I like the Gower area and so I'm interested if anyone can recommend / suggest a good spot for a couple of nights...

I'd really appreciate any tips, especially with access to beaches for fishing / surfing, etc...

Thanks in anticipation..

Mark :?:


----------



## Zebedee (Oct 3, 2007)

Mrs Zeb will remember the name of a good one we stayed at, but she's gone to bed.

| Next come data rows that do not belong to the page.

# kcroker/Gadget-2.0.7-ngravs

Hardware: AMD Instinct MI355X
Metric: particle-steps/s (tree+PM) (higher is better)
Workload: dtype f64

## Files before the change

### gadget-2.0.7-ngravs_amd/__init__.py

```python
import ctypes as C
import os
import subprocess

import numpy as np

from . import abi, ic
from .abi import (Config, Particles, Stats, make_config, WALK_GROUP, WALK_STRICT,
                  LAW_NONE, LAW_NEWTON, LAW_NEG_NEWTON, LAW_YUKAWA, LAW_COLOYUK, LAW_BAMBAM, LAW_SOURCEBAM, LAW_TARGETBAM)

_HERE = os.path.dirname(os.path.abspath(__file__))
LIB_PATH = os.path.join(_HERE, "libngravs_hip.so")
_LIB = None

EXPORTS = [
    "ngravs_abi_version", "ngravs_build_info", "ngravs_config_default", "ngravs_create", "ngravs_destroy",
    "ngravs_set_fatal_handler", "ngravs_set_opening", "ngravs_set_walk_mode", "ngravs_set_softening", "ngravs_dd_record_bytes", "ngravs_get_config", "ngravs_set_tuning",
    "ngravs_memcpy", "ngravs_device_alloc", "ngravs_device_free",
    "ngravs_set_particles",
    "ngravs_set_old_acc", "ngravs_update_particles", "ngravs_force_update_tree", "ngravs_domain_decomposition", "ngravs_discard_grav_pm",
    "ngravs_force_treebuild", "ngravs_gravity_tree",
    "ngravs_pmforce_periodic", "ngravs_compute_accelerations", "ngravs_get_accel", "ngravs_get_stats", "ngravs_walk_unopened",
    "ngravs_get_domain", "ngravs_get_keys", "ngravs_get_order", "ngravs_get_shard", "ngravs_last_error",
    "ngravs_peano_hilbert_key", "ngravs_peano_keys", "ngravs_shortrange_table", "ngravs_direct_sum", "ngravs_direct_sum_targets",
    "ngravs_dd_num_local", "ngravs_dd_local_extent", "ngravs_dd_set_extent", "ngravs_get_domain_extent", "ngravs_dd_set_toptree",
    "ngravs_dd_get_toptree", "ngravs_dd_peano_order", "ngravs_dd_leaf_sums", "ngravs_dd_target_bounds", "ngravs_dd_keep_margin", "ngravs_dd_pack", "ngravs_dd_get_dest",
    "ngravs_dd_pack_leaves", "ngravs_dd_set_top", "ngravs_dd_recv_buffer", "ngravs_dd_apply_migration", "ngravs_dd_set_halo",
    "ngravs_dd_leaf_sums_kept", "ngravs_dd_pack_leaves_kept", "ngravs_dd_refresh_halo", "ngravs_dd_update_top", "ngravs_dd_get_kept",
    "ngravs_dd_set_ids", "ngravs_dd_get_ids",
    "ngravs_pm_slab_begin", "ngravs_pm_slab_pack", "ngravs_pm_slab_unpack", "ngravs_pm_slab_bytes",
]
HOST_EXPORTS = ["ngravs_host_comm_selftest", "ngravs_host_kept_step", "ngravs_host_toptree_borrow", "ngravs_host_domain_decomposition", "ngravs_host_domain_owners", "ngravs_host_domain_halo",
                "ngravs_host_plan_free", "ngravs_host_pmforce_periodic", "ngravs_host_compute_accelerations", "ngravs_host_split",
                "ngravs_host_pm_seconds", "ngravs_host_toptree_init", "ngravs_host_toptree_from_children", "ngravs_host_toptree_adapt",
                "ngravs_host_toptree_free", "ngravs_host_import_request", "ngravs_host_import_request_margin"]
RCCL_LIB_PATH = os.path.join(_HERE, "libngravs_rccl.so")
RCCL_EXPORTS = ["ngravs_rccl_selftest", "ngravs_rccl_unique_id", "ngravs_rccl_create", "ngravs_rccl_fill", "ngravs_rccl_destroy", "ngravs_rccl_stats",
                "ngravs_rccl_last_error", "ngravs_rccl_world", "ngravs_rccl_barrier", "ngravs_rccl_set_timeout"]
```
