## Fuse check-node and bit-node passes into one persistent kernel with per-group counters

Adds a fused kernel that interleaves check-row items and bit-column items through a single atomic job queue. Bit items of group g wait on a per-group completion counter, using acquire/release and a timeout, until every check row of that group is done. A lead window and proportional interleaving order the work so one group's bit work overlaps the next group's check work. This removes the separate column launch and the idle tail between the two passes. Check messages are stored with an L2 evict_last hint and read back with relaxed coherent loads, which adds spin-wait, timeout and deadlock risk.

```diff
diff --git a/dna-ldpc-codes_b200/csrc/bp_kernels.cuh b/dna-ldpc-codes_b200/csrc/bp_kernels.cuh
--- a/dna-ldpc-codes_b200/csrc/bp_kernels.cuh
+++ b/dna-ldpc-codes_b200/csrc/bp_kernels.cuh
@@ -3,6 +3,7 @@
 #include <stdint.h>
 
 #include "bp_math.cuh"
+#include "fused_order.h"
 #include "rng.cuh"
 
 namespace dnaldpc {
@@ -362,11 +363,63 @@
 
 constexpr int kTmWarps = 12;
 
-template <int DC, int UR>
-__global__ void __launch_bounds__(kTmWarps * 32, 1)
-row_pass_tmem_kernel(double *__restrict__ msg, const double *__restrict__ lratio, const uint32_t *__restrict__ actw,
-                     const uint32_t *__restrict__ freshw, const int32_t *__restrict__ col_idx, int M, int N, int E,
-                     int g0, int G, unsigned int *__restrict__ job_counter, int l2_hint) {
+template <typename T, int DV, bool EXACT, int ALG, int BITS, bool COH = false>
+__device__ __forceinline__ void col_warp(T *__restrict__ msg, const T *__restrict__ lratio, uint32_t *__restrict__ decw,
+                                         uint32_t act, T *__restrict__ post, const int32_t *__restrict__ col_ptr,
+                                         const int32_t *__restrict__ col_edge, int N, int E, int g, int jbeg, int jend, int lane);
+
+struct FuseArgs {
+    uint32_t *decw;
+    double *post;
+    const int32_t *col_edge;
+    unsigned int *done;
+    unsigned int *err;
+    int NB, lead;
+    int keep;
+};
+constexpr int kFuseBits = 2;
+constexpr int kFuseLead = 2048;
+constexpr unsigned long long kFuseWaitNs = 2000000000ull;
+
+__device__ __forceinline__ uint64_t l2_evict_last_policy() {
+    uint64_t p;
+    asm volatile("createpolicy.fractional.L2::evict_last.b64 %0, 1.0;" : "=l"(p));
+    return p;
+}
+__device__ __forceinline__ void st_hint(double *p, double v, uint64_t policy) {
+    asm volatile("st.global.L2::cache_hint.f64 [%0], %1, %2;" ::"l"(p), "d"(v), "l"(policy) : "memory");
+}
+__device__ __forceinline__ unsigned ld_acquire_gpu(const unsigned *p) {
+    unsigned v;
+    asm volatile("ld.acquire.gpu.global.u32 %0, [%1];" : "=r"(v) : "l"(p) : "memory");
+    return v;
+}
+__device__ __forceinline__ void red_release_gpu_add(unsigned *p, unsigned v) {
+    asm volatile("red.release.gpu.global.add.u32 [%0], %1;" ::"l"(p), "r"(v) : "memory");
+}
+__device__ __forceinline__ unsigned long long global_ns() {
+    unsigned long long t;
+    asm volatile("mov.u64 %0, %%globaltimer;" : "=l"(t));
+    return t;
+}
+__device__ __noinline__ bool wait_count(const unsigned *ctr, unsigned target, unsigned *err) {
+    if (ld_acquire_gpu(ctr) >= target) return true;
+    const unsigned long long t0 = global_ns();
+    for (;;) {
+        __nanosleep(128);
+        if (ld_acquire_gpu(ctr) >= target) return true;
+        if (*(volatile unsigned *)err != 0u) return false;
+        if (global_ns() - t0 > kFuseWaitNs) {
+            atomicOr(err, 1u);
+            return false;
+        }
+    }
+}
+
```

If nobody else comes up with one I'll ask her in the morning.

Cheers

P.S. It was a Caravan Club site, and might have been "Members only", so if you are not a member it would pay to check first (_when you know where the hell I'm talking about! :roll: :roll:_ )


----------



## framptoncottrell (Jan 6, 2006)

We stayed at Gowerton CC site last year. It's open to non-members and is very convenient for the whole of the Gower.

The address is

Gowerton Caravan Club Site
Pont-y-Cob Road,
Gowerton,
Swansea,
SA4 3QP

if I can remember my eastings from my northings, the OS map reference is SS 581969.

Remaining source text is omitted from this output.